L2 Weekly Stock Market News Analysis
October 26th, 2025

TLDR:
Inflation cooled:September CPI rose 0.3% MoM and 3.0% YoY, slightly below forecasts. Core inflation also held at 3.0%, keeping the Fed on track for another 25 bps rate cut next week despite the government shutdown — which now threatens to delay October’s inflation report entirely.
Intel earnings mixed: Intel returned to profit ($13.7B revenue, $0.23 EPS) but shares faded as investors focused on debt, execution risks, and questions about its foundry turnaround. The U.S. government’s near-10% equity stake remains a centerpiece of the broader industrial-policy strategy.

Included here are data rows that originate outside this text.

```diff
+            MF(0, 0, 1);  RA(1, 1);
+            MF(0, 1, 0);  RW(1, 0);
+            MF(0, 1, 1);  RW(1, 1);
+            MF(0, 2, 0);  RW(1, 2);
+            MF(0, 2, 1);  RW(1, 3);
+            MF(0, 3, 0);  RW(1, 4);
+            MF(0, 3, 1);  RW(1, 5);
+            MF(0, 4, 0);  RW(1, 6);
+            MF(0, 4, 1);  RW(1, 7);
+            MF(0, 5, 0);
+            MF(0, 5, 1);
+            MF(0, 6, 0);
+            MF(0, 6, 1);
+            MF(0, 7, 0);
+            MF(0, 7, 1);  SYNC();
+            MF(1, 0, 0);
+            MF(1, 0, 1);
+            MF(1, 1, 0);
+            MF(1, 1, 1);
+            MF(1, 2, 0);
+            MF(1, 2, 1);
+            MF(1, 3, 0);
+            MF(1, 3, 1);
+            MF(1, 4, 0);
+            MF(1, 4, 1);
+            MF(1, 5, 0);
+            MF(1, 5, 1);
+            MF(1, 6, 0);
+            MF(1, 6, 1);
+            MF(1, 7, 0);
+            MF(1, 7, 1);  NEXT();
+        }
+            KEEP2(fa[0]); KEEP8(fw[0]); KEEP2(fa[1]); KEEP8(fw[1]);
+#undef MF
+#undef MFZ
+#undef SYNC
+#undef NEXT
+        };
+        ktile(IntTag<'A'>{});
+        for (int t = 1; t + 1 < nk; ++t) ktile(IntTag<'B'>{});
+        ktile(IntTag<'L'>{});
+        asm volatile("s_nop 15\n\ts_nop 15" ::: "memory");
+
+        {
+            auto run = [&](auto act_tag) {
+                epilogue_wide<decltype(act_tag)::value, 1, false, false, 2>(p, cur.z, cur.m0 + wave * 32, cur.n0, fr, fq, acc, wave, lane);
+            };
+            dispatch_act_big(p.act, run);
+        }
+
+        if (!nxt.valid) break;
+        ++seq;
+        cur = nxt;
+    }
+#undef RA
+#undef RW
+}
+
 }
 
 int bya_launch_gemm128s(const void* args, int batch, hipStream_t s) {
@@ -351,3 +574,11 @@
     const size_t lds = 3 * (128 + 256) * BK * 2;
     return launch_persistent<gemm128s_kernel>(persistent_grid((long long)tiles_m * tiles_n * batch), 512, lds, s, a, tiles_m, tiles_n, batch);
 }
+
+int bya_launch_gemm128q(const void* args, int batch, hipStream_t s) {
+    GemmArgs a = *static_cast<const GemmArgs*>(args);
+    a.gm = 2 * gemm_group_m(a);
+    const int tiles_m = (a.M + 127) / 128, tiles_n = (a.N + 127) / 128;
+    const size_t lds = 3 * (128 + 128) * BK * 2;
+    return launch_persistent<gemm128q_kernel>(persistent_grid((long long)tiles_m * tiles_n * batch), 512, lds, s, a, tiles_m, tiles_n, batch);
+}
diff --git a/bind_your_avatar_implementation_amd/csrc/misc.hip b/bind_your_avatar_implementation_amd/csrc/misc.hip
--- a/bind_your_avatar_implementation_amd/csrc/misc.hip
+++ b/bind_your_avatar_implementation_amd/csrc/misc.hip
@@ -320,7 +320,7 @@
 
 extern "C" int bya_set_option(int32_t key, int32_t value) {
     static const int32_t lo[BYA_OPT_COUNT] = {0, 0, -1, 0, 0, 0, 0, 0, 0};
-    static const int32_t hi[BYA_OPT_COUNT] = {2, 1 << 20, 6, 2, 1, 1, 1024, 31, 2};
+    static const int32_t hi[BYA_OPT_COUNT] = {2, 1 << 20, 7, 2, 1, 1, 1024, 63, 2};
     if (key < 0 || key >= BYA_OPT_COUNT || value < lo[key] || value > hi[key]) return BYA_ERR_SHAPE;
     if (key == BYA_OPT_P2P_GROUPS && value != 0 && value < 16) return BYA_ERR_SHAPE;
     g_bya_options[key].store(value, std::memory_order_relaxed);
diff --git a/bind_your_avatar_implementation_amd/ops.py b/bind_your_avatar_implementation_amd/ops.py
--- a/bind_your_avatar_implementation_amd/ops.py
+++ b/bind_your_avatar_implementation_amd/ops.py
@@ -455,6 +455,16 @@
     if call[0] == "bya_gemm_skinny_bf16":
         return {"path": "skinny", "m0": 0, "tail": None, "split_k": 0, "row_chunks": 1}
     return _plan(call)
+
+
+def gemm_tile_n(a, w, out, bias=None, res=None, gate0=None, gate1=None, gate_split=0, gate_batch_stride=0, act=None,
+                split=None, bias_rowscale=None, alpha=1.0):
+    _, call = _gemm_call(a, w, bias, out, res, gate0, gate1, split, (gate_split, gate_batch_stride, act, bias_rowscale, alpha), True)
+    if call[0] == "bya_gemm_skinny_bf16":
+        return 0
+    n = ctypes.c_int32(-1)
+    check(getattr(_hip.load(), "bya_gemm_bf16_tile_n")(*call[1], ctypes.byref(n)), "bya_gemm_bf16_tile_n")
+    return n.value
 
 
 def _qkn_call(a, w, out, bias, split, norm, tensors, plan, stats=None):
diff --git a/include/bya.h b/include/bya.h
--- a/include/bya.h
+++ b/include/bya.h
@@ -36,7 +36,8 @@
        BYA_REF_KV_MIX_GENERIC = 2,
        BYA_REF_LN_GENERIC = 4,
        BYA_REF_ROUTER_SCORES_WAVE = 8,
-       BYA_REF_ATTN_NARROW_STORE = 16   };
+       BYA_REF_ATTN_NARROW_STORE = 16,
+       BYA_REF_GEMM_HALF_TAIL = 32      };
 int bya_set_option(int32_t key, int32_t value);
 int bya_get_option(int32_t key, int32_t* value);
 
@@ -97,6 +98,8 @@
 } bya_gemm_plan;
 int bya_gemm_bf16_plan(const void* A, const void* W, const void* bias, const void* C, const void* res,
                        const void* gate0, const void* gate1, const bya_gemm_desc* desc, bya_gemm_plan* plan);
+int bya_gemm_bf16_tile_n(const void* A, const void* W, const void* bias, const void* C, const void* res,
+                         const void* gate0, const void* gate1, const bya_gemm_desc* desc, int32_t* tile_n);
 int bya_gemm_qkv_norm_rope_plan(const void* A, const void* W, const void* bias, const void* C, const bya_gemm_desc* desc,
                                 const bya_qknorm_desc* norm, bya_gemm_plan* plan);
 int bya_gemm_qkv_norm_rope_stats_plan(const void* A, const void* W, const void* bias, const void* C, const bya_gemm_desc* desc,
```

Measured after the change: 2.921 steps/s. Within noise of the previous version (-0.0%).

Russia sanctions roiled energy: The U.S. imposed new sanctions on Rosneft and Lukoil, restricting financing and trade. Oil prices spiked briefly before easing, while uranium and nuclear-fuel stocks gained on expectations of tighter global supply chains.
Quantum stocks popped: Speculation about U.S. strategic investments in quantum computing and post-quantum security drove small-cap names higher, adding to tech volatility in a week dominated by macro uncertainty and the still-frozen federal government.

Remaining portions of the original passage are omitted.